Pilonidal treatment philosophy is undergoing a great change. In the past, the general assumption was that ALL tissue around the abscess needed to be excised. As you might imagine, this treatment philosophy lead to enormous wounds, some of which never healed. Today, you will find surgeons that advocate minimal treatment and surgeons who still that feel that all disease tissue must be removed. What will be presented on this page is a suggestion of treatments depending on severity of the disease. The choice is ultimately between you and your surgeon.
What should you do? Learn as much as you can about your body and Pilonidal abscesses. Stay calm. And think of medical knowledge as a jigsaw puzzle. Scientists know the outlines pretty well, but researchers are still struggling to make the smaller pieces fit into place. You need to learn everything you can about this disease, look at your symptoms, lifestyle and choices. Then discuss that with your doctor to come to an agreement on which direction treatment should take.

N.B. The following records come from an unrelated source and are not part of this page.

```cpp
__global__ void gather_kernel(const float* __restrict__ feat, const int32_t* __restrict__ idx, int C, int N, int M,
                              float* __restrict__ out, size_t total) {
    for (size_t e = (size_t)blockIdx.x * blockDim.x + threadIdx.x; e < total; e += (size_t)gridDim.x * blockDim.x) {
        const int j = (int)(e % M);
        const size_t bc = e / M;
        const int b = (int)(bc / C);
        out[e] = feat[bc * N + idx[(size_t)b * M + j]];
    }
}
__global__ void gather_grad_kernel(const float* __restrict__ go, const int32_t* __restrict__ idx, int C, int N, int M,
                                   float* __restrict__ gf, size_t total) {
    for (size_t e = (size_t)blockIdx.x * blockDim.x + threadIdx.x; e < total; e += (size_t)gridDim.x * blockDim.x) {
        const int j = (int)(e % M);
        const size_t bc = e / M;
        const int b = (int)(bc / C);
// ... 1021 lines not shown
    if (!xyz || !new_xyz || !idx_out) return fail(PTT_EINVAL, "ptt_centres_ball_query_f32: null pointer");
    const int BM = B * M;
    const int cpw = ball_cpw(BM, M);
    if (cpw == 8)
        hipLaunchKernelGGL((centres_ball_query_kernel<8>), dim3((BM / 8 + 3) / 4), dim3(256), 0, as_stream(stream), xyz, sel, BM,
                           M, N, radius * radius, nsample, new_xyz, reinterpret_cast<long long*>(idx64_out), idx_out);
    else if (cpw == 4)
        hipLaunchKernelGGL((centres_ball_query_kernel<4>), dim3((BM / 4 + 3) / 4), dim3(256), 0, as_stream(stream), xyz, sel, BM,
                           M, N, radius * radius, nsample, new_xyz, reinterpret_cast<long long*>(idx64_out), idx_out);
    else
        hipLaunchKernelGGL((centres_ball_query_kernel<1>), dim3((BM + 3) / 4), dim3(256), 0, as_stream(stream), xyz, sel, BM, M,
                           N, radius * radius, nsample, new_xyz, reinterpret_cast<long long*>(idx64_out), idx_out);
    return check_launch("centres_ball_query_kernel");
}


extern "C" size_t ptt_ball_query_grid_workspace(int B, int N) {
    if (B <= 0 || N <= 0) return 0;
    return (size_t)B * grid_slice_ints(N) * sizeof(int32_t);
}

static int ball_query_grid_launch(const char* who, const float* xyz, const float* centres, const int32_t* sel, int sel_mode, int B, int N, int M,
                                  float radius, int nsample, float* new_xyz, int64_t* idx64, int32_t* idx_out, void* ws, size_t ws_bytes,
                                  ptt_stream_t stream) {
    if (B < 0 || M < 0 || N <= 0 || nsample <= 0) return fail(PTT_EINVAL, "%s: B=%d M=%d N=%d nsample=%d", who, B, M, N, nsample);
    if (B == 0 || M == 0) return PTT_OK;
    if (N > 131072) return fail(PTT_EUNSUPPORTED, "%s: N=%d (the hit bitmap of a wave lives in LDS: at most 131072 points)", who, N);
    if (!ws || ws_bytes < ptt_ball_query_grid_workspace(B, N) || (reinterpret_cast<uintptr_t>(ws) & 15))
        return fail(PTT_EWORKSPACE, "%s: %zu bytes of 16-byte aligned workspace needed", who, ptt_ball_query_grid_workspace(B, N));
    hipStream_t s = as_stream(stream);
// ... 161 lines not shown
```

ptt_amd/models/backbones_3d/pointnet2/pointnet2_modules.py:

```python
import os
from typing import List

import torch
import torch.nn as nn
import torch.nn.functional as F

from .... import ops, train_ops
from ....param_cache import (DropsCachesOnModeChange, FoldedLayer, ParamCache, conv_bn_tensors, fold_conv_bn,
                             index_table)
from . import pointnet2_utils
from . import pytorch_utils as pt_utils

STREAM_COMPACT_MIN_BALLS = 2048
STREAM_COMPACT_MAX_POINTS = 1024


class PointnetSAModuleVotes(DropsCachesOnModeChange, nn.Module):
    def __init__(self, *, mlp: List[int], radius: float = None, nsample: int = None, bn: bool = True,
                 use_xyz: bool = True, normalize_xyz: bool = False, sample_uniformly: bool = False,
                 sample_method='fps'):
        super().__init__()
        self.radius = radius
        self.nsample = nsample
        self.mlp_module = None
# ... 57 lines not shown
            scale, shift = fold_conv_bn(unit)
            scale0 = scale if li == 0 else scale0
            wq = w if scale is None else w * scale.view(-1, 1, 1, 1)
            layers.append(FoldedLayer(ops.pack_weight(wq, rot), None, shift, cin, cout, hasattr(unit, 'activation')))
        hoist = None
        w0 = self.mlp_module[0].conv.weight
        if (self.use_xyz and len(layers) >= 2 and w0.shape[1] > 3 and layers[0].cout <= 256
                and os.environ.get('PTT_SA_HOIST', '1') != '0'):
            w2 = w0.reshape(w0.shape[0], w0.shape[1]).float()
            wx = w2[:, 0:3] if scale0 is None else w2[:, 0:3] * scale0[:, None]
            wf = w2[:, 3:] if scale0 is None else w2[:, 3:] * scale0[:, None]
            hoist = (ops.pack_weight(wf.contiguous()), wx.t().contiguous(), layers[0].cout, layers[0].relu)
        return layers, hoist

    def forward(self, xyz: torch.Tensor, features: torch.Tensor, npoint: int, inds: torch.Tensor = None, pre=None,
                compact: bool = False):
        self.centres_knn = None
        if self._fusable(xyz, features):
            return self._forward_fused(xyz, features, npoint, inds, pre, compact)
        return self._forward_train(xyz, features, npoint, inds)

    def _forward_fused(self, xyz, features, npoint, inds, pre, compact):
        if (pre is None and inds is None and self.sample_method == 'fps' and xyz.shape[1] <= 256 and npoint <= 128
                and xyz.shape[0] * npoint * self.nsample <= ops.ONE_FRAME_MAX_SA_ROWS and self.centres_knn_k <= npoint):
            xyz = xyz.contiguous()
            inds, inds64, new_xyz, idx, self.centres_knn = ops.fps_ball_knn(xyz, npoint, self.radius, self.nsample, self.centres_knn_k)
            pre = (new_xyz, idx, inds64)
        prefix = inds is None and self.sample_method in ('rs', 'sequence')
        if pre is not None:
            pass
        elif prefix:
            inds64 = index_table(xyz.size(0), npoint, xyz.device, torch.int64)
        elif inds is None:
            inds = self._sample(xyz, features, npoint)
        else:
            assert inds.shape[1] == npoint
            inds = inds.to(torch.int32)

        xyz = xyz.contiguous()
        if pre is not None:
            new_xyz, idx, inds64 = pre
        elif prefix:
            new_xyz, _, idx = ops.centres_ball_query(xyz, None, npoint, self.radius, self.nsample)
        else:
            new_xyz, inds64, idx = ops.centres_ball_query(xyz, inds.contiguous(), npoint, self.radius, self.nsample)
        layers, hoist = self._fused_params(xyz.device)
        if hoist is not None and features is not None:
            wf_packed, wx, c0, relu0 = hoist
            rows = features.transpose(1, 2)
            uniform = rows.stride(2) == 1 and rows.stride(0) == rows.shape[1] * rows.stride(1)
            term = ops.linear(rows if uniform else rows.contiguous(), wf_packed, c0, None, layers[0].shift, relu=False)
            B, M, ns = xyz.shape[0], npoint, self.nsample
            if (B * M * ns <= ops.ONE_FRAME_MAX_SA_ROWS and ns in (16, 32) and len(layers) == 3 and c0 % 4 == 0 and c0 >= 192):
                L1, L2 = layers[1], layers[2]
                h = torch.empty((B * M * ns, L1.cout), dtype=torch.float32, device=xyz.device)
                ops.row_jobs([pt_utils.layer_job(L1, prologue=3, x=term, idx=idx, xyz=xyz, centres=new_xyz, wx=wx,
                                                 radius=self.radius, ns=ns, M=M, N=xyz.shape[1], normalize_xyz=self.normalize_xyz,
                                                 pro_relu=relu0, out=h)])
                pooled = torch.empty((B, M, L2.cout), dtype=torch.float32, device=xyz.device)
                ops.row_jobs([pt_utils.layer_job(L2, x=h, epilogue=2, ns=ns, M=M, out=pooled)])
                return new_xyz, pooled.transpose(1, 2), inds64
            new_features = ops.sa_fused_forward(xyz, new_xyz, idx, None, layers[1:], self.radius, True,
                                                self.normalize_xyz, point_major_out=True, l0=(term, wx, relu0),
                                                compact=(bool(compact) and B * M >= STREAM_COMPACT_MIN_BALLS
                                                         and xyz.shape[1] <= STREAM_COMPACT_MAX_POINTS))
        else:
            new_features = ops.sa_fused_forward(xyz, new_xyz, idx, features, layers, self.radius,
                                                self.use_xyz, self.normalize_xyz, point_major_out=True,
                                                compact=features is None)
        return new_xyz, new_features, inds64

    def _forward_train(self, xyz, features, npoint, inds):
        if inds is None:
            inds = self._sample(xyz, features, npoint)
        else:
            assert inds.shape[1] == npoint
            inds = inds.to(torch.int32)
        hoist = (self.use_xyz and not self.sample_uniformly and self.nsample * npoint <= 16384
                 and train_ops.usable(self.mlp_module, xyz if features is None else features)
                 and self.mlp_module[0].conv.weight.shape[0] % 4 == 0)
# ... 17 lines not shown
```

The consensus is that Pilonidals of this type should be left alone. Good hygiene and hair removal should be practiced diligently. Regular exfoliation of the cleft and use of No Bump Rx. Use a coccyx cushion to keep pressure off the area and use proper posture when sitting. Keep an awareness of the natal cleft and check regularly for any increase in discomfort or drainage. If a problem is developing, you want to nip it as soon as possible.
This is open for debate. Some doctors feel that an active Pilonidal should be treated with non-excision methods such as the Pit Picking, which involves removal of the midline pits and drainage of the abscess. Doctors who advocate the complete non-surgical approach will counsel to follow the approach listed above for No Symptoms. Again, keep an awareness of the natal cleft and check regularly for any increase in discomfort or drainage. If a problem is developing, you want to nip it as soon as possible.
An acute infection (needing to be lanced or antibiotics) is a red-flag of a growing problem. An abscess that is infecting regularly is one that is probably tunneling, and the longer treatment is delayed, the worse the problem may be getting. It is probably time to look at the Excision Treatments page if this describes you - Pit Picking is still a viable option at this point and should be considered if there is a surgeon near you that practices the procedure.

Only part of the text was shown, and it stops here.